START Given entries

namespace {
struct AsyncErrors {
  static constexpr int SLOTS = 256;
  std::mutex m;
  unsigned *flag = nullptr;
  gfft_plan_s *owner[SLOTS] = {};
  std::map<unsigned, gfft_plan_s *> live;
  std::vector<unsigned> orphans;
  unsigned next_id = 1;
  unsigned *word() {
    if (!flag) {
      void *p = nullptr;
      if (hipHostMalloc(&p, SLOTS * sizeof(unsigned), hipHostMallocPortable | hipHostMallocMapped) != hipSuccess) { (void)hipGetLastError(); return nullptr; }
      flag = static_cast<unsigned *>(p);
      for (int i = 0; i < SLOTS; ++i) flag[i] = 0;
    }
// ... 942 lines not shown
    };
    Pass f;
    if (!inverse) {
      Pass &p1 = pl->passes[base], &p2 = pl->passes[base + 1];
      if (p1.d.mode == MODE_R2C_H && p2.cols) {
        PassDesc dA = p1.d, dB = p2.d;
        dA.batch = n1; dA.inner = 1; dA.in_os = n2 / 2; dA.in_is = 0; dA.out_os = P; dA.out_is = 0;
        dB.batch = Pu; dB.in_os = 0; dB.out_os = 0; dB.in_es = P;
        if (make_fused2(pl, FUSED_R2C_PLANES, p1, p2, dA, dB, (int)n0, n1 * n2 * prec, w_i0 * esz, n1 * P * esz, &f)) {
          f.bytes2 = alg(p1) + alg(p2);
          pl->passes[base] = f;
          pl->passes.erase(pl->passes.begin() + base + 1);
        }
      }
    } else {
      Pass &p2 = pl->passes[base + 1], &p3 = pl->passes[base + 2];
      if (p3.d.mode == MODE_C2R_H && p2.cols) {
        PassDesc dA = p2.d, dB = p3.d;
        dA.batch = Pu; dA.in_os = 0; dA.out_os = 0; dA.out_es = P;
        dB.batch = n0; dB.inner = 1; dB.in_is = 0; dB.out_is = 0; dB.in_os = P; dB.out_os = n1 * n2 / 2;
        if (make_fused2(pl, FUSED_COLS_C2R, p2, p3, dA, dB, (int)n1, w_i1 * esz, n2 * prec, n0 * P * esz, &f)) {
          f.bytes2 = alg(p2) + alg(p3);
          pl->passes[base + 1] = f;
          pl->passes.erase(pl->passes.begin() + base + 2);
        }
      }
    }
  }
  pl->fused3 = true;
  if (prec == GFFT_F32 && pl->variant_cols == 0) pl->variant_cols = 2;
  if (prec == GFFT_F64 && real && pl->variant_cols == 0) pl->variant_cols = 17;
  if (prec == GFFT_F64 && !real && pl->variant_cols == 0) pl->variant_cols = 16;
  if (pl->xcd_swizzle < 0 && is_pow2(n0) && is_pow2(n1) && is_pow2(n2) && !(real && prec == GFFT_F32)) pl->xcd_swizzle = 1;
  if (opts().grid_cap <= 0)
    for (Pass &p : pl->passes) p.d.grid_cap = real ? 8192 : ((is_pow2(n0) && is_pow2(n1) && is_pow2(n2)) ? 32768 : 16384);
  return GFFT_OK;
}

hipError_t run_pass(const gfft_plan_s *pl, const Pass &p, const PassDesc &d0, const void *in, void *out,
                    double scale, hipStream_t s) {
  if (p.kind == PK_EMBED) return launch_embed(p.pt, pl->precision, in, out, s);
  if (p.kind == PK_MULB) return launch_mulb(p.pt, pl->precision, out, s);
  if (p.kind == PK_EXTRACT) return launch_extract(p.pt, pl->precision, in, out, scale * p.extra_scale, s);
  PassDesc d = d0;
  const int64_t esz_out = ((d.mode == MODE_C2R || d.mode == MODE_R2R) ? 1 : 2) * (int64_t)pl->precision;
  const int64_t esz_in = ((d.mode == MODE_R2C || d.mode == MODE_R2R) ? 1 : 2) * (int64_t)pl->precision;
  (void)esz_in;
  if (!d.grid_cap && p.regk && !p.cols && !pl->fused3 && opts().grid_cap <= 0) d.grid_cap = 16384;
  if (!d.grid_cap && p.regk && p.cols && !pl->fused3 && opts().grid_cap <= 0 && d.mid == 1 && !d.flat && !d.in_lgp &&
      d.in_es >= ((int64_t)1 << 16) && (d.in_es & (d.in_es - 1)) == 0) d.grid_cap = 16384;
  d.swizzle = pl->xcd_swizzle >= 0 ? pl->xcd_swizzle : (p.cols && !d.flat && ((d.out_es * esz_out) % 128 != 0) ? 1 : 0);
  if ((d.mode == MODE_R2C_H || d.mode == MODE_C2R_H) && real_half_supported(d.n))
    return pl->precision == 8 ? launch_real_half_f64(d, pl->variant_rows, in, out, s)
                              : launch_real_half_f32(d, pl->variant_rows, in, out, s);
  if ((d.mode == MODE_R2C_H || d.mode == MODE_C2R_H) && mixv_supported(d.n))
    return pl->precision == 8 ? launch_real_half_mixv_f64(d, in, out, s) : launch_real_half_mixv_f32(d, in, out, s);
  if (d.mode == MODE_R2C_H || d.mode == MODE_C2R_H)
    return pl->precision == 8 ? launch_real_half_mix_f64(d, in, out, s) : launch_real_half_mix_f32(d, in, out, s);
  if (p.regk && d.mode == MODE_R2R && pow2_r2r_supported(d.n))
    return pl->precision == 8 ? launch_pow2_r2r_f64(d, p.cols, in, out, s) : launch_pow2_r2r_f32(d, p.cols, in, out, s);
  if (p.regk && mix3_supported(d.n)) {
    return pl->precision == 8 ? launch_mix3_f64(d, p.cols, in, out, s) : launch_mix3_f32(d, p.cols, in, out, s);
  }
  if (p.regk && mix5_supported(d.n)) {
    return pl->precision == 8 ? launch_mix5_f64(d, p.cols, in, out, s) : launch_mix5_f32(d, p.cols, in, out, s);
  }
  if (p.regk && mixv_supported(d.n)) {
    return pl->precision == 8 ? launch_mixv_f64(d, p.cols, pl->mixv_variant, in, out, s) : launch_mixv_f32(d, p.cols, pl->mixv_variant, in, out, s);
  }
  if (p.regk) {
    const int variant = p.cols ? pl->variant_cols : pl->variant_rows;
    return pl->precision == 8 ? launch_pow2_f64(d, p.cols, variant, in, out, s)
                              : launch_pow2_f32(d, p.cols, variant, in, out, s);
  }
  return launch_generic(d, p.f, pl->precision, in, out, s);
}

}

END Given entries
START Given entries

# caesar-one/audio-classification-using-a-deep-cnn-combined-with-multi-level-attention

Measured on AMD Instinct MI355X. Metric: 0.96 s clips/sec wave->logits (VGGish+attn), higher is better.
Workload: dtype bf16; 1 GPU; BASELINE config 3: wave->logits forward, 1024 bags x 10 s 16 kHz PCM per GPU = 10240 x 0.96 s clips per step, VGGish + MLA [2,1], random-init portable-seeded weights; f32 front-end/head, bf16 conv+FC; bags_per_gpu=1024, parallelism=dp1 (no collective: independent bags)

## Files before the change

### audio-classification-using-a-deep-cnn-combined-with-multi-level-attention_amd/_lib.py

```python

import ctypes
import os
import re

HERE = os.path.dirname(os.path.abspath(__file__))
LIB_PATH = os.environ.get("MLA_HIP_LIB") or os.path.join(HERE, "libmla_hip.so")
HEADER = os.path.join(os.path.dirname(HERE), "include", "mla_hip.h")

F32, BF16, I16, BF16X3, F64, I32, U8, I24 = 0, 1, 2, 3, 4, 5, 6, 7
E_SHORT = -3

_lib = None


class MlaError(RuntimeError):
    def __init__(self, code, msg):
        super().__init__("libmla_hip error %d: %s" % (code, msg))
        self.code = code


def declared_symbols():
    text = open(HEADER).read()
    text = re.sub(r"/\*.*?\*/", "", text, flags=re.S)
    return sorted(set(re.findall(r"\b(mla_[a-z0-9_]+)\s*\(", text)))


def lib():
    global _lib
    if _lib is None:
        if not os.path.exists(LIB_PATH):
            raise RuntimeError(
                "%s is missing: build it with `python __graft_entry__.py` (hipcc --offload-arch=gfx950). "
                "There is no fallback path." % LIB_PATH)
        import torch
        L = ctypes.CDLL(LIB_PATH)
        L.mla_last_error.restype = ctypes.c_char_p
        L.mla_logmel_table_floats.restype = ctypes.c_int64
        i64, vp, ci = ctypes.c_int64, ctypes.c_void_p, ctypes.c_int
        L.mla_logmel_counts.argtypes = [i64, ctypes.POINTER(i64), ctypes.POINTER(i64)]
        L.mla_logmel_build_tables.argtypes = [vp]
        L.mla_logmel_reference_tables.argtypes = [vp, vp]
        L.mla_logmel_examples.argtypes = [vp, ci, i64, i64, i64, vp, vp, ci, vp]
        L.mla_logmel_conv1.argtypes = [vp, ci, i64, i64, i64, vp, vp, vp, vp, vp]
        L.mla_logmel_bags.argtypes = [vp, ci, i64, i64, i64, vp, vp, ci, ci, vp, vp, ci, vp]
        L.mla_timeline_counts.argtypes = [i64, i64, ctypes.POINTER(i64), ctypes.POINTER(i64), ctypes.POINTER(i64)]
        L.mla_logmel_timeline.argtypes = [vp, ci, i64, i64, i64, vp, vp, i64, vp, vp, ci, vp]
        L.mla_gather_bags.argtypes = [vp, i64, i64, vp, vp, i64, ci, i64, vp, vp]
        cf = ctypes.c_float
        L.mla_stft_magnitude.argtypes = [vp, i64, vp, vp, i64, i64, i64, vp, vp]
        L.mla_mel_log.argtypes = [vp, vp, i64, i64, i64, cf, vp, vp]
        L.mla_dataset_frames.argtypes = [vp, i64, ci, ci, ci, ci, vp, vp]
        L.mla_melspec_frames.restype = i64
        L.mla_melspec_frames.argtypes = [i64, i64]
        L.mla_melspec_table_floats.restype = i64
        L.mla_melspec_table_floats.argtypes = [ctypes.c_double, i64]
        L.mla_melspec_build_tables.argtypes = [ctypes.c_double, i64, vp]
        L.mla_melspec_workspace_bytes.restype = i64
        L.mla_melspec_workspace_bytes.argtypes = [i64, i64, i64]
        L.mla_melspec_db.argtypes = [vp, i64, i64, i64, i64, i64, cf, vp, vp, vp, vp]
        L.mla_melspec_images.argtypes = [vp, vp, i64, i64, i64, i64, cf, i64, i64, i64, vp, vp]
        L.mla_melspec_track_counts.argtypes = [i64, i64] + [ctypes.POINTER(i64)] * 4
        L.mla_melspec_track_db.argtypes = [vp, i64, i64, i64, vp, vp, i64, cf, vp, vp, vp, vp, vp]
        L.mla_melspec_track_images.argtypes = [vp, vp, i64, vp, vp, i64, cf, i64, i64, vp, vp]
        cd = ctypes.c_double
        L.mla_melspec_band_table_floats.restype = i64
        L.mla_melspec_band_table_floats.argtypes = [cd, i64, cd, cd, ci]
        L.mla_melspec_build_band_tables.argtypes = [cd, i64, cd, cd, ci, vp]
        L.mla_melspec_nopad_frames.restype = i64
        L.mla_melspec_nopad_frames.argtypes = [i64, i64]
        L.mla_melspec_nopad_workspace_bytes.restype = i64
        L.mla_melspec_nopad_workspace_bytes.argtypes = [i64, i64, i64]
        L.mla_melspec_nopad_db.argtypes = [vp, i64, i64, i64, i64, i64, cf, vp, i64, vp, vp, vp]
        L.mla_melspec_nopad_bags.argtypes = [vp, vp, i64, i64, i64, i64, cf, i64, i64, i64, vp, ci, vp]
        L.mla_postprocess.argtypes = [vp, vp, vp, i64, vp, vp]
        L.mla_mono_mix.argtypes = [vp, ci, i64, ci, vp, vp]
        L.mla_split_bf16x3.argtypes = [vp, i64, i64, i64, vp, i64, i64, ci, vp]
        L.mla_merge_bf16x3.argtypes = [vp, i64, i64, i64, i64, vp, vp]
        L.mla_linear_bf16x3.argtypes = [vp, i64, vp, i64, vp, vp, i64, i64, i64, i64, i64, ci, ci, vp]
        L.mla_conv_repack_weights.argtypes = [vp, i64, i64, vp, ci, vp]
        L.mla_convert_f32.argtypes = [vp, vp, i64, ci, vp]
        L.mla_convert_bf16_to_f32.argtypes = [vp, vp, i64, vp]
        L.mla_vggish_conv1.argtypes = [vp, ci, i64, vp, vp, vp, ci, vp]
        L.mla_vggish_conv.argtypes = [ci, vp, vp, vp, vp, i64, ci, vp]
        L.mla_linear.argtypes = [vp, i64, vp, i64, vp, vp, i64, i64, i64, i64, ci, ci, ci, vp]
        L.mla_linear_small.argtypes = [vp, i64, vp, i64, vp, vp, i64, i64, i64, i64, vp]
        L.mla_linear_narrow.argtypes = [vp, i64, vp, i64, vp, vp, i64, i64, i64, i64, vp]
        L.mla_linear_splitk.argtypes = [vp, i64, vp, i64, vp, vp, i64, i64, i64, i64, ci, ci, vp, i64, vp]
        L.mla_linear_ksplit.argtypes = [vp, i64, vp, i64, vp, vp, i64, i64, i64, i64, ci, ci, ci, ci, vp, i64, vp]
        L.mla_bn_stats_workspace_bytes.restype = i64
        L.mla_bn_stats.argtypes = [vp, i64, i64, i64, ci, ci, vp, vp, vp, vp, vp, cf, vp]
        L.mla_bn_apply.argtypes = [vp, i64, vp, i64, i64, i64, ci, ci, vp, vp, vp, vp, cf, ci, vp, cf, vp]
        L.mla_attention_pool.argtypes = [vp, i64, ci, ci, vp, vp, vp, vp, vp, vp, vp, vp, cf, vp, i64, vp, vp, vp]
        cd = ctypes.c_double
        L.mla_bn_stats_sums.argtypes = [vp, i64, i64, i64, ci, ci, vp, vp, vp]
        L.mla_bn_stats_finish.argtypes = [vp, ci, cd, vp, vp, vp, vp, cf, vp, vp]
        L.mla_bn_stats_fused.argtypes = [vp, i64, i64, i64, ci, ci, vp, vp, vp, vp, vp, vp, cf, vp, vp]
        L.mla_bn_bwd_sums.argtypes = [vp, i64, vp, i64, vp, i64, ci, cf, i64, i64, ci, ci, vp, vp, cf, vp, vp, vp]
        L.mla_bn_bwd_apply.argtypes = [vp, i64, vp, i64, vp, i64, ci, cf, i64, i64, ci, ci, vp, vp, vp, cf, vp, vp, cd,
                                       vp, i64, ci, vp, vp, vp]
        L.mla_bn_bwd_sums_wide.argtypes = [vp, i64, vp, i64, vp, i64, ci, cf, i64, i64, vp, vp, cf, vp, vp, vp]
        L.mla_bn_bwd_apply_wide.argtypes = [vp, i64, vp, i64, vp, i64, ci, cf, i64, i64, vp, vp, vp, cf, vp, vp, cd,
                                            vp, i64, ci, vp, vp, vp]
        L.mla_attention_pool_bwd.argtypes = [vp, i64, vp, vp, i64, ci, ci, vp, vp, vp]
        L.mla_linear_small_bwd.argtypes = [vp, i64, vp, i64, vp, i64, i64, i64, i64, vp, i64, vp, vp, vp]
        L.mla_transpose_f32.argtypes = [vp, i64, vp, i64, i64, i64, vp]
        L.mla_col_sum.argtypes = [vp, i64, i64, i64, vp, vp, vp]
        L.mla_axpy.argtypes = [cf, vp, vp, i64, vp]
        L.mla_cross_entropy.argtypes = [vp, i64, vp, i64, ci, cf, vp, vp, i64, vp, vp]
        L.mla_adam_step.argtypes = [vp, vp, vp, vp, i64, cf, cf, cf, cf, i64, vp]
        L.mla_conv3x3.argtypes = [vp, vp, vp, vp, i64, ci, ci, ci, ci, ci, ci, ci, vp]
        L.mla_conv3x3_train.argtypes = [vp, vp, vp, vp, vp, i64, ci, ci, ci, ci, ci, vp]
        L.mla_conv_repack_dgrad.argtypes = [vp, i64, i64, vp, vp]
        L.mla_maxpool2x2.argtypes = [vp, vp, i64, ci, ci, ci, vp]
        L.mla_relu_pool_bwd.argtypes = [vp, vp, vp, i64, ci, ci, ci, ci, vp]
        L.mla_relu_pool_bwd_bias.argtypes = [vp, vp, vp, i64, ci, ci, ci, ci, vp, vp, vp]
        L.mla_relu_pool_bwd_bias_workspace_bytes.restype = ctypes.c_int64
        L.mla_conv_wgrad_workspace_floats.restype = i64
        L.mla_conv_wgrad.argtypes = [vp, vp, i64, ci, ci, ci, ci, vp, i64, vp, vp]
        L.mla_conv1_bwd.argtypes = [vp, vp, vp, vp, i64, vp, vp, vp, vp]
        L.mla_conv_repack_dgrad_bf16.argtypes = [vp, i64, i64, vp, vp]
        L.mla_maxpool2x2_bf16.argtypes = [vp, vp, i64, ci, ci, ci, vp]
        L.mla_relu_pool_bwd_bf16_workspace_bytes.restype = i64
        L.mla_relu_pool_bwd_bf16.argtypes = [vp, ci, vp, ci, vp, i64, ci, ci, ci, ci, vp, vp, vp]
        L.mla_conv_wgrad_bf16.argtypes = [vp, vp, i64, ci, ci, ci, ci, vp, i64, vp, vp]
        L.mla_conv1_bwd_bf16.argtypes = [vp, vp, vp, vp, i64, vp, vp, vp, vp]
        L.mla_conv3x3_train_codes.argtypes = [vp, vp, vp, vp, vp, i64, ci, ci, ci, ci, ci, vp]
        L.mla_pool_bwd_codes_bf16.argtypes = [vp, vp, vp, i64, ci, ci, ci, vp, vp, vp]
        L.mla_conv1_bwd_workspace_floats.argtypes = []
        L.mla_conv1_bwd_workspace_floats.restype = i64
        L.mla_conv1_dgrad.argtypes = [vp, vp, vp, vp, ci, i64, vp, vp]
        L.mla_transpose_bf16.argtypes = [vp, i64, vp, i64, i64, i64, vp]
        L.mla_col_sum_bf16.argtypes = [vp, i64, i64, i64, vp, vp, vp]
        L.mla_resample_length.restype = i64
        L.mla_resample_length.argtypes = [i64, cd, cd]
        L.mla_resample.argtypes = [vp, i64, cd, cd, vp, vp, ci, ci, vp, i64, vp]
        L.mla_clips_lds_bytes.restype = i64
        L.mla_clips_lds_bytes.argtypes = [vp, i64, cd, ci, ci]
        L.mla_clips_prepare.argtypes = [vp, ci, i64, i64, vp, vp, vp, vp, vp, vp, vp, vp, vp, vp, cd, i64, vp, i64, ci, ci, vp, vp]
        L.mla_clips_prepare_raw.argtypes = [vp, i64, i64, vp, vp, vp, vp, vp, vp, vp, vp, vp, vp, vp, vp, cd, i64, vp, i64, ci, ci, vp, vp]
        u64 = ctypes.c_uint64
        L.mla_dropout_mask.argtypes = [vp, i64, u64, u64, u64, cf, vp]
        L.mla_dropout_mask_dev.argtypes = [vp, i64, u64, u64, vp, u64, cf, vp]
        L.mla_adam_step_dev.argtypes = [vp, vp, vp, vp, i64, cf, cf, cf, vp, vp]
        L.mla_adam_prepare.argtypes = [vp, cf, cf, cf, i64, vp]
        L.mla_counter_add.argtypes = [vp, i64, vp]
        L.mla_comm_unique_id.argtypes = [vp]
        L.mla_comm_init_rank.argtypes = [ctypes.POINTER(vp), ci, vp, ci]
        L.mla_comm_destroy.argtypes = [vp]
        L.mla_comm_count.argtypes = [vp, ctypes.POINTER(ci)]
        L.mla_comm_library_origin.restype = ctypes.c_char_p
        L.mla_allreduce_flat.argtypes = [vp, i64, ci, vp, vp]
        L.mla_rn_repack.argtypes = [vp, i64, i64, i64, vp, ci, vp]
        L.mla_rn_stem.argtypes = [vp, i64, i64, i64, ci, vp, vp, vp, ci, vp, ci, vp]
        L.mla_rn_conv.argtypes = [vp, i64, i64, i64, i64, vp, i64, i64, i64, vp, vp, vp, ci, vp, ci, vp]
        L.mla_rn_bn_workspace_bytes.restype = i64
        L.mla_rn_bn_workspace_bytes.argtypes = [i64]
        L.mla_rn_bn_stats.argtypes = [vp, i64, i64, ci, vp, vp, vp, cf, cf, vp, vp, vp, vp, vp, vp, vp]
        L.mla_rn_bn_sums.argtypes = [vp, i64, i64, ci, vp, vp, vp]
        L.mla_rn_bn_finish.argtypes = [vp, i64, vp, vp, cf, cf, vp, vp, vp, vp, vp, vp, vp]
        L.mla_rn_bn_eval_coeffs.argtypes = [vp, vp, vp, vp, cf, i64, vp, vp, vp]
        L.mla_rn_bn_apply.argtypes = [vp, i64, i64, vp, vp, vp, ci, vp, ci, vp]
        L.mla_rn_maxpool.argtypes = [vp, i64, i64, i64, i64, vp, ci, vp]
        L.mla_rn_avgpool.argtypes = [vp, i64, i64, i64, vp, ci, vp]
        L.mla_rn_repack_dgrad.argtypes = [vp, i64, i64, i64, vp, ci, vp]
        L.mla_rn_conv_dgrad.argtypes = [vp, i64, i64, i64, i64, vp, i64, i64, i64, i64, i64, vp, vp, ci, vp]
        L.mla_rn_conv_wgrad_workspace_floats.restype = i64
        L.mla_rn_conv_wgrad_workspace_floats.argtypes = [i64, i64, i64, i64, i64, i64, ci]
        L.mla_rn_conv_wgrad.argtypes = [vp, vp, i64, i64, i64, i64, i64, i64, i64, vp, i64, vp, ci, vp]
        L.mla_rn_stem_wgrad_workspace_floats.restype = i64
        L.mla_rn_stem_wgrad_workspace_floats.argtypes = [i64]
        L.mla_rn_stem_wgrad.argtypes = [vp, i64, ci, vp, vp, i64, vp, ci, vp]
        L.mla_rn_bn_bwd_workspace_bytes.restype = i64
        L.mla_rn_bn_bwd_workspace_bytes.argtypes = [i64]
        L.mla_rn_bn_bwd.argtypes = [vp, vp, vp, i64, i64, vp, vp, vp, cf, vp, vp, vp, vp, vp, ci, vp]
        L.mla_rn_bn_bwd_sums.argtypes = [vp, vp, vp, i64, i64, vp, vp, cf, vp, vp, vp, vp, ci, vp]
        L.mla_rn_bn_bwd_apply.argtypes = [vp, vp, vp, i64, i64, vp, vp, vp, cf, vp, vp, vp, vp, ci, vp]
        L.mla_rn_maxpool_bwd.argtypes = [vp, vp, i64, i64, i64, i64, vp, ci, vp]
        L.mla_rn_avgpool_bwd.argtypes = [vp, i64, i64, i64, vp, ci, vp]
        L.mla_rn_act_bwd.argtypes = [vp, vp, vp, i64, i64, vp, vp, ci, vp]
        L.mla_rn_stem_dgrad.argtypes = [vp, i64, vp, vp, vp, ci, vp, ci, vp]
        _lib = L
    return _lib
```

END Given entries

Work order: Look through the entries above and quote exactly the lines from the line with "hipError_t run_pass(const gfft_plan_s" to the line with "if (!d.grid_cap && p.regk && !p.cols", counting both of those lines.

Task answer:
hipError_t run_pass(const gfft_plan_s *pl, const Pass &p, const PassDesc &d0, const void *in, void *out,
                    double scale, hipStream_t s) {
  if (p.kind == PK_EMBED) return launch_embed(p.pt, pl->precision, in, out, s);
  if (p.kind == PK_MULB) return launch_mulb(p.pt, pl->precision, out, s);
  if (p.kind == PK_EXTRACT) return launch_extract(p.pt, pl->precision, in, out, scale * p.extra_scale, s);
  PassDesc d = d0;
  const int64_t esz_out = ((d.mode == MODE_C2R || d.mode == MODE_R2R) ? 1 : 2) * (int64_t)pl->precision;
  const int64_t esz_in = ((d.mode == MODE_R2C || d.mode == MODE_R2R) ? 1 : 2) * (int64_t)pl->precision;
  (void)esz_in;
  if (!d.grid_cap && p.regk && !p.cols && !pl->fused3 && opts().grid_cap <= 0) d.grid_cap = 16384;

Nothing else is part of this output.